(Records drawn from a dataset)
******

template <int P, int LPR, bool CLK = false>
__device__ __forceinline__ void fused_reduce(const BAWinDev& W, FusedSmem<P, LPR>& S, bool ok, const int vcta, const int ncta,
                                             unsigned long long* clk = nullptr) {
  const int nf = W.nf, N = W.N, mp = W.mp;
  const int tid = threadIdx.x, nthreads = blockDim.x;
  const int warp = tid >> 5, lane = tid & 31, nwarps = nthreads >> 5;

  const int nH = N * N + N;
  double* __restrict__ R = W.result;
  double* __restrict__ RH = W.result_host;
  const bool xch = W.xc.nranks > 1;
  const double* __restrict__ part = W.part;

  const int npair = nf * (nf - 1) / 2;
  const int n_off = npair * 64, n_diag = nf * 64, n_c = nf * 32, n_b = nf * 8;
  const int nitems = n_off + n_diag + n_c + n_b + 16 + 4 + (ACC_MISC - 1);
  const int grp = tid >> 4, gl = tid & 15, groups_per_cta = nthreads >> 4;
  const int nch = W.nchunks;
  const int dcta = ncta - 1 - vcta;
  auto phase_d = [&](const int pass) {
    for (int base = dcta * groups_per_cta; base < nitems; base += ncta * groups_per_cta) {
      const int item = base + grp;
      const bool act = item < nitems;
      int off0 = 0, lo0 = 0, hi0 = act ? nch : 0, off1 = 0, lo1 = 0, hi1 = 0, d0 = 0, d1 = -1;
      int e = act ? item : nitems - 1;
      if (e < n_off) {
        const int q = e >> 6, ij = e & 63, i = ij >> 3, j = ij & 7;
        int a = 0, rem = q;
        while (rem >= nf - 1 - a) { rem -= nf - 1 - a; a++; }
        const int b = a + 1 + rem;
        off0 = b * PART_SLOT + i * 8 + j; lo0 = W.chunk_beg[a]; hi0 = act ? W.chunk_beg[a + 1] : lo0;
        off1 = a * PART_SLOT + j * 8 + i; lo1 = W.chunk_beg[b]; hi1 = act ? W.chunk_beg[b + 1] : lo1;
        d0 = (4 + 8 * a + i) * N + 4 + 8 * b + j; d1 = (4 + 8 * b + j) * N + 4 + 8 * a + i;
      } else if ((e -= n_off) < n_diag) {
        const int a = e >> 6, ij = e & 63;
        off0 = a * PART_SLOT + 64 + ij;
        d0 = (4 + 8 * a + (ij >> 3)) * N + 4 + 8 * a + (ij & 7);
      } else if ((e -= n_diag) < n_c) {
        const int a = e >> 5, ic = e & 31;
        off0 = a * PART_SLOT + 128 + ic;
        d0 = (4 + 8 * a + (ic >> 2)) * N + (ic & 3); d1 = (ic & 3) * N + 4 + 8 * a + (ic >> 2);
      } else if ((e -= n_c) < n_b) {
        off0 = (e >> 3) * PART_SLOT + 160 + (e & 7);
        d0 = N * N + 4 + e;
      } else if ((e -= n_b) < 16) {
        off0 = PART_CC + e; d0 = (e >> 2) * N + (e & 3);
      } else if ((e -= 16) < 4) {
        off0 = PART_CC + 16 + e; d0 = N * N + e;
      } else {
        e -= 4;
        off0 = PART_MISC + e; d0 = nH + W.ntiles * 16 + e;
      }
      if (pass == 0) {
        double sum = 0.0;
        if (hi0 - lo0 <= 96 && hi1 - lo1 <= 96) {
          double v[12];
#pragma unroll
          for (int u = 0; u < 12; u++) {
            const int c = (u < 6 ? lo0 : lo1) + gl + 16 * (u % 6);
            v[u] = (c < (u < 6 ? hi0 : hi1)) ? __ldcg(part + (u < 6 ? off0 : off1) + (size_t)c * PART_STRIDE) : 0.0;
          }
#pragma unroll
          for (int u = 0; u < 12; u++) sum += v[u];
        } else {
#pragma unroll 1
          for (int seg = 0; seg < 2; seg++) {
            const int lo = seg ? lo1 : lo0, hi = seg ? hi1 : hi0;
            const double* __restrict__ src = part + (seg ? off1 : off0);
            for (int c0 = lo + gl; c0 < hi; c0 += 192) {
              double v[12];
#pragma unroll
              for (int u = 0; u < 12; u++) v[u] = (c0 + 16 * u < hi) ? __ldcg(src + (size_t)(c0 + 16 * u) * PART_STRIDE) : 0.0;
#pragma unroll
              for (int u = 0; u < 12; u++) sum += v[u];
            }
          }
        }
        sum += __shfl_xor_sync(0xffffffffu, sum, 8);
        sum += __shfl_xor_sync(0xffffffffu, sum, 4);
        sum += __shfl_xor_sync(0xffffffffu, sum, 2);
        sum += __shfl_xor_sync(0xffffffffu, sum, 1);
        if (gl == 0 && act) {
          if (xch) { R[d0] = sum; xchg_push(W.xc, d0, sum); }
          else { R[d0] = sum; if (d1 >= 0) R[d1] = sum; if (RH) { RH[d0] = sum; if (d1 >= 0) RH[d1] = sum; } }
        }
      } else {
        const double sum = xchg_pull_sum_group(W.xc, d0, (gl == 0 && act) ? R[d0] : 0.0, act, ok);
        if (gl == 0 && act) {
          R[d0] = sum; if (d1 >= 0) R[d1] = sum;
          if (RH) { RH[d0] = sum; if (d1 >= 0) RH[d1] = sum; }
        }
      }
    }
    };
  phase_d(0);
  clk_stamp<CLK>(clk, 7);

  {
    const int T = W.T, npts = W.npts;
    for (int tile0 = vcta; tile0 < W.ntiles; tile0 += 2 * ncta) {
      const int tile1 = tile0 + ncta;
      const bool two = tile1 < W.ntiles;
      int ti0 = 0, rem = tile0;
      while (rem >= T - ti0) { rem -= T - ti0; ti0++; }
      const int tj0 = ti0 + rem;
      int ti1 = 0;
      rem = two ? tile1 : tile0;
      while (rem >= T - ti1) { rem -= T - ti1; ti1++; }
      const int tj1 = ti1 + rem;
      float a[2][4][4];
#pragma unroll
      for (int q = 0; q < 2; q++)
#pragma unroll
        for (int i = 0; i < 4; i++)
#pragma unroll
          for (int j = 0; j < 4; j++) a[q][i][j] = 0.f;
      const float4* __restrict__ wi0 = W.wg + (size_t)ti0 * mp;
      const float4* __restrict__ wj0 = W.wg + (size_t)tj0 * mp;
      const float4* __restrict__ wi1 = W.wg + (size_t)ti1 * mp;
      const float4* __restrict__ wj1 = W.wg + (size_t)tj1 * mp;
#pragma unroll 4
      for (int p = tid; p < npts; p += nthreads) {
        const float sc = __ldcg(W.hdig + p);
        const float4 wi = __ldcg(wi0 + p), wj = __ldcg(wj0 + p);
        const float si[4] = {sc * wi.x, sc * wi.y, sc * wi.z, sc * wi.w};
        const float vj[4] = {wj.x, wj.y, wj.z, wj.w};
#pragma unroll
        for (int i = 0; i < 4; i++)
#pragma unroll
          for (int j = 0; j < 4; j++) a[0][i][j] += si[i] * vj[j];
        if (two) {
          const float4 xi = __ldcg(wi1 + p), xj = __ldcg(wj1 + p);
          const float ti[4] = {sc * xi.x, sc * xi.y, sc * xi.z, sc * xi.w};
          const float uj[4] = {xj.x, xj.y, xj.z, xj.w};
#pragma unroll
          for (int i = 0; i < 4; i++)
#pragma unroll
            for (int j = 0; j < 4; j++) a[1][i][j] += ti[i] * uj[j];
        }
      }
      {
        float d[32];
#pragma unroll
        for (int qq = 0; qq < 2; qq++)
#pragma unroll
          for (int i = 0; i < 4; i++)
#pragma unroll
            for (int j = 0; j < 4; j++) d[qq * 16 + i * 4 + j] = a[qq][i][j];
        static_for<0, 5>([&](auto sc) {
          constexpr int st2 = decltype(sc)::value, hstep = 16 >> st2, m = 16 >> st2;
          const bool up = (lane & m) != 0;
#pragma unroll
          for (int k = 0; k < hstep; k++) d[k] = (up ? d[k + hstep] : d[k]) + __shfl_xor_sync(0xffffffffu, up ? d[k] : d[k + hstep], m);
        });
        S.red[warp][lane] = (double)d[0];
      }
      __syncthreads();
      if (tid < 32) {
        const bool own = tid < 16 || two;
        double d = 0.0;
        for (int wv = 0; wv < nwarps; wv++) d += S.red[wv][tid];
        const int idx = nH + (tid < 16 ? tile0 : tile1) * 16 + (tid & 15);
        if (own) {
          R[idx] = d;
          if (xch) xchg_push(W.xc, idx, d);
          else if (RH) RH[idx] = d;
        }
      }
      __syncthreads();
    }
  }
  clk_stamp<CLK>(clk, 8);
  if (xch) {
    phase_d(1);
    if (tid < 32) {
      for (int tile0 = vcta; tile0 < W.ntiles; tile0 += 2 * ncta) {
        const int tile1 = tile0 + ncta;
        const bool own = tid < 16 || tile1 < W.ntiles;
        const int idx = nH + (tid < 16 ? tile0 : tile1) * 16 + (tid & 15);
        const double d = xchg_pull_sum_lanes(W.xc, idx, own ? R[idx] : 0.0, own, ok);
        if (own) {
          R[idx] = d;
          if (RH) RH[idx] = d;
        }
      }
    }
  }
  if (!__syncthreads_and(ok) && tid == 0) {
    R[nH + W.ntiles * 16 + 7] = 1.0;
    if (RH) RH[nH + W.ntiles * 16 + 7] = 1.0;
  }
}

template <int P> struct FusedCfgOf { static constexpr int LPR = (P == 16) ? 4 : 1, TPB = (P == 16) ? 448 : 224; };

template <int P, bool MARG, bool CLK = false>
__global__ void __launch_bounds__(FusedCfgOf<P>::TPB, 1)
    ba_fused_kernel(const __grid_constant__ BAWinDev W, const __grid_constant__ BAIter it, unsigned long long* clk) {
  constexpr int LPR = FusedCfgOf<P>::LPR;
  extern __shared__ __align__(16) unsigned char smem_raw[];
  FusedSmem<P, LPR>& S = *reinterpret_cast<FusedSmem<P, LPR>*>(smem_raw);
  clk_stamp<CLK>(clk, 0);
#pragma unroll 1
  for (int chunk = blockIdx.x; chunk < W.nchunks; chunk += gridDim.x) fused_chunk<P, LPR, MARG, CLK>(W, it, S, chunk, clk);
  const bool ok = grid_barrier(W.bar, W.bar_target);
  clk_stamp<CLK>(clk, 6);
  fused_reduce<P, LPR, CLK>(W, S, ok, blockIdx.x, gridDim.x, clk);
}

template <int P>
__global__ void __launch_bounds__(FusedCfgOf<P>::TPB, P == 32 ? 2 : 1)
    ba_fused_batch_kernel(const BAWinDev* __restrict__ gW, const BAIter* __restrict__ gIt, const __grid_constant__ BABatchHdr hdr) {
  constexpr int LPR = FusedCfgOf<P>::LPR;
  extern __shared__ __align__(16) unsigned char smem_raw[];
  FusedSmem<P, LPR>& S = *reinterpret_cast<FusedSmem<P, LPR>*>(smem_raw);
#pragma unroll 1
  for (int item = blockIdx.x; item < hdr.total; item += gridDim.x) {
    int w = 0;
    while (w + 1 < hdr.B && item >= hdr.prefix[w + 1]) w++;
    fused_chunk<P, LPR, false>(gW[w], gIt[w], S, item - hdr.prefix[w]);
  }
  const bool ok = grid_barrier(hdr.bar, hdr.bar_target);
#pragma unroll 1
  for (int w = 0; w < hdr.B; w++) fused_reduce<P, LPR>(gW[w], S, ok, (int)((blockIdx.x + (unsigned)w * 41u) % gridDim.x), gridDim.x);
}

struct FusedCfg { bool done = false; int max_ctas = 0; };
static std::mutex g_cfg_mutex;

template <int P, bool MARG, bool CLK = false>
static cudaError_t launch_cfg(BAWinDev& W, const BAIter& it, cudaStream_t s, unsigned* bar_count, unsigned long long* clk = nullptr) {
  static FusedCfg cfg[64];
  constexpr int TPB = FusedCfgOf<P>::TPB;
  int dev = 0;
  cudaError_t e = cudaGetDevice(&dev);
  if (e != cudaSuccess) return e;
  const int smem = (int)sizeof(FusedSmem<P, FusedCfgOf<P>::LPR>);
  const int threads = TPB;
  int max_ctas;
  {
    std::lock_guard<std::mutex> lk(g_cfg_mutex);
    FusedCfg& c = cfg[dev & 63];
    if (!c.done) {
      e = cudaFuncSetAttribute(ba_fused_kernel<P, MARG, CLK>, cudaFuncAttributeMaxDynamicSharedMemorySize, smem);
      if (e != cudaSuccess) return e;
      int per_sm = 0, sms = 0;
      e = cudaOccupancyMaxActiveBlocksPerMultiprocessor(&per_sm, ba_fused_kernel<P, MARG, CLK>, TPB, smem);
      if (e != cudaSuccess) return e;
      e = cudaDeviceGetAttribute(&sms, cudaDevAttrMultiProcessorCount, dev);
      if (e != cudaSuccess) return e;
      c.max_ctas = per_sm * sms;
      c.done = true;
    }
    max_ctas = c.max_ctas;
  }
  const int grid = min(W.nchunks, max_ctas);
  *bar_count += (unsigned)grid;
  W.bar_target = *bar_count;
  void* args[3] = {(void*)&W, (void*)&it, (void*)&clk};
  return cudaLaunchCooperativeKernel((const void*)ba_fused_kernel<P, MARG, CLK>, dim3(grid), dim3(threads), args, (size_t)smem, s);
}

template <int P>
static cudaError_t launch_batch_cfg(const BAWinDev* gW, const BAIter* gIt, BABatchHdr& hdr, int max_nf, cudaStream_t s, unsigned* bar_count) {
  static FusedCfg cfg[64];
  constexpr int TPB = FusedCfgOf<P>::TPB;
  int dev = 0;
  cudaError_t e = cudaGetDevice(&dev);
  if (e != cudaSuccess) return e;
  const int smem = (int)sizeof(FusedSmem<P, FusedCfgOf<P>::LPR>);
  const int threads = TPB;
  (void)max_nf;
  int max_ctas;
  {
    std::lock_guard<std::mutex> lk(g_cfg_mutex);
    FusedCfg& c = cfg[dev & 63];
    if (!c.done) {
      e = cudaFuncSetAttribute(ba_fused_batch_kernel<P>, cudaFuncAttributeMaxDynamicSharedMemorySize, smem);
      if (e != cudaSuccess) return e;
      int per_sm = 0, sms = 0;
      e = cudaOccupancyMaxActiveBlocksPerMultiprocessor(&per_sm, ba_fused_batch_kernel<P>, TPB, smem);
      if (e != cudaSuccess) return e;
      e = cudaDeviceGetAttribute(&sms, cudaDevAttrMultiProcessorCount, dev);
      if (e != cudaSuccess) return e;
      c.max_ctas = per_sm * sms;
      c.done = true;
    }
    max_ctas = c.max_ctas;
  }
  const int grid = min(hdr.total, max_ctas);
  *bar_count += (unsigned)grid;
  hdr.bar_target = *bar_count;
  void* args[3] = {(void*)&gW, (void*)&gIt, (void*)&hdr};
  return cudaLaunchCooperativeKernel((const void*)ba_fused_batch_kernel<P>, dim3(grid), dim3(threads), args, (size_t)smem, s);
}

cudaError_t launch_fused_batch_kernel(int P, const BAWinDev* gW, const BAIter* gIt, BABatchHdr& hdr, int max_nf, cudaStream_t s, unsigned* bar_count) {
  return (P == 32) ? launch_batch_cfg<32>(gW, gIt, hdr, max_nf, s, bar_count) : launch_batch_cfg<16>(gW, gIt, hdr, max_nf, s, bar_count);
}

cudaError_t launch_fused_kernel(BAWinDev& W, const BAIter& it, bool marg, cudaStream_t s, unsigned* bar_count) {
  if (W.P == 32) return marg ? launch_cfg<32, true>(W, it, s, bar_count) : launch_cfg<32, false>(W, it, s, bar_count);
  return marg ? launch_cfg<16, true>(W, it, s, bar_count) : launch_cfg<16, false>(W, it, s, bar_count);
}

******

Problem description -
Each line from the top of the records down to the one with "const int n_off" must be retyped exactly; include both ends and nothing else.

Response box -
template <int P, int LPR, bool CLK = false>
__device__ __forceinline__ void fused_reduce(const BAWinDev& W, FusedSmem<P, LPR>& S, bool ok, const int vcta, const int ncta,
                                             unsigned long long* clk = nullptr) {
  const int nf = W.nf, N = W.N, mp = W.mp;
  const int tid = threadIdx.x, nthreads = blockDim.x;
  const int warp = tid >> 5, lane = tid & 31, nwarps = nthreads >> 5;

  const int nH = N * N + N;
  double* __restrict__ R = W.result;
  double* __restrict__ RH = W.result_host;
  const bool xch = W.xc.nranks > 1;
  const double* __restrict__ part = W.part;

  const int npair = nf * (nf - 1) / 2;
  const int n_off = npair * 64, n_diag = nf * 64, n_c = nf * 32, n_b = nf * 8;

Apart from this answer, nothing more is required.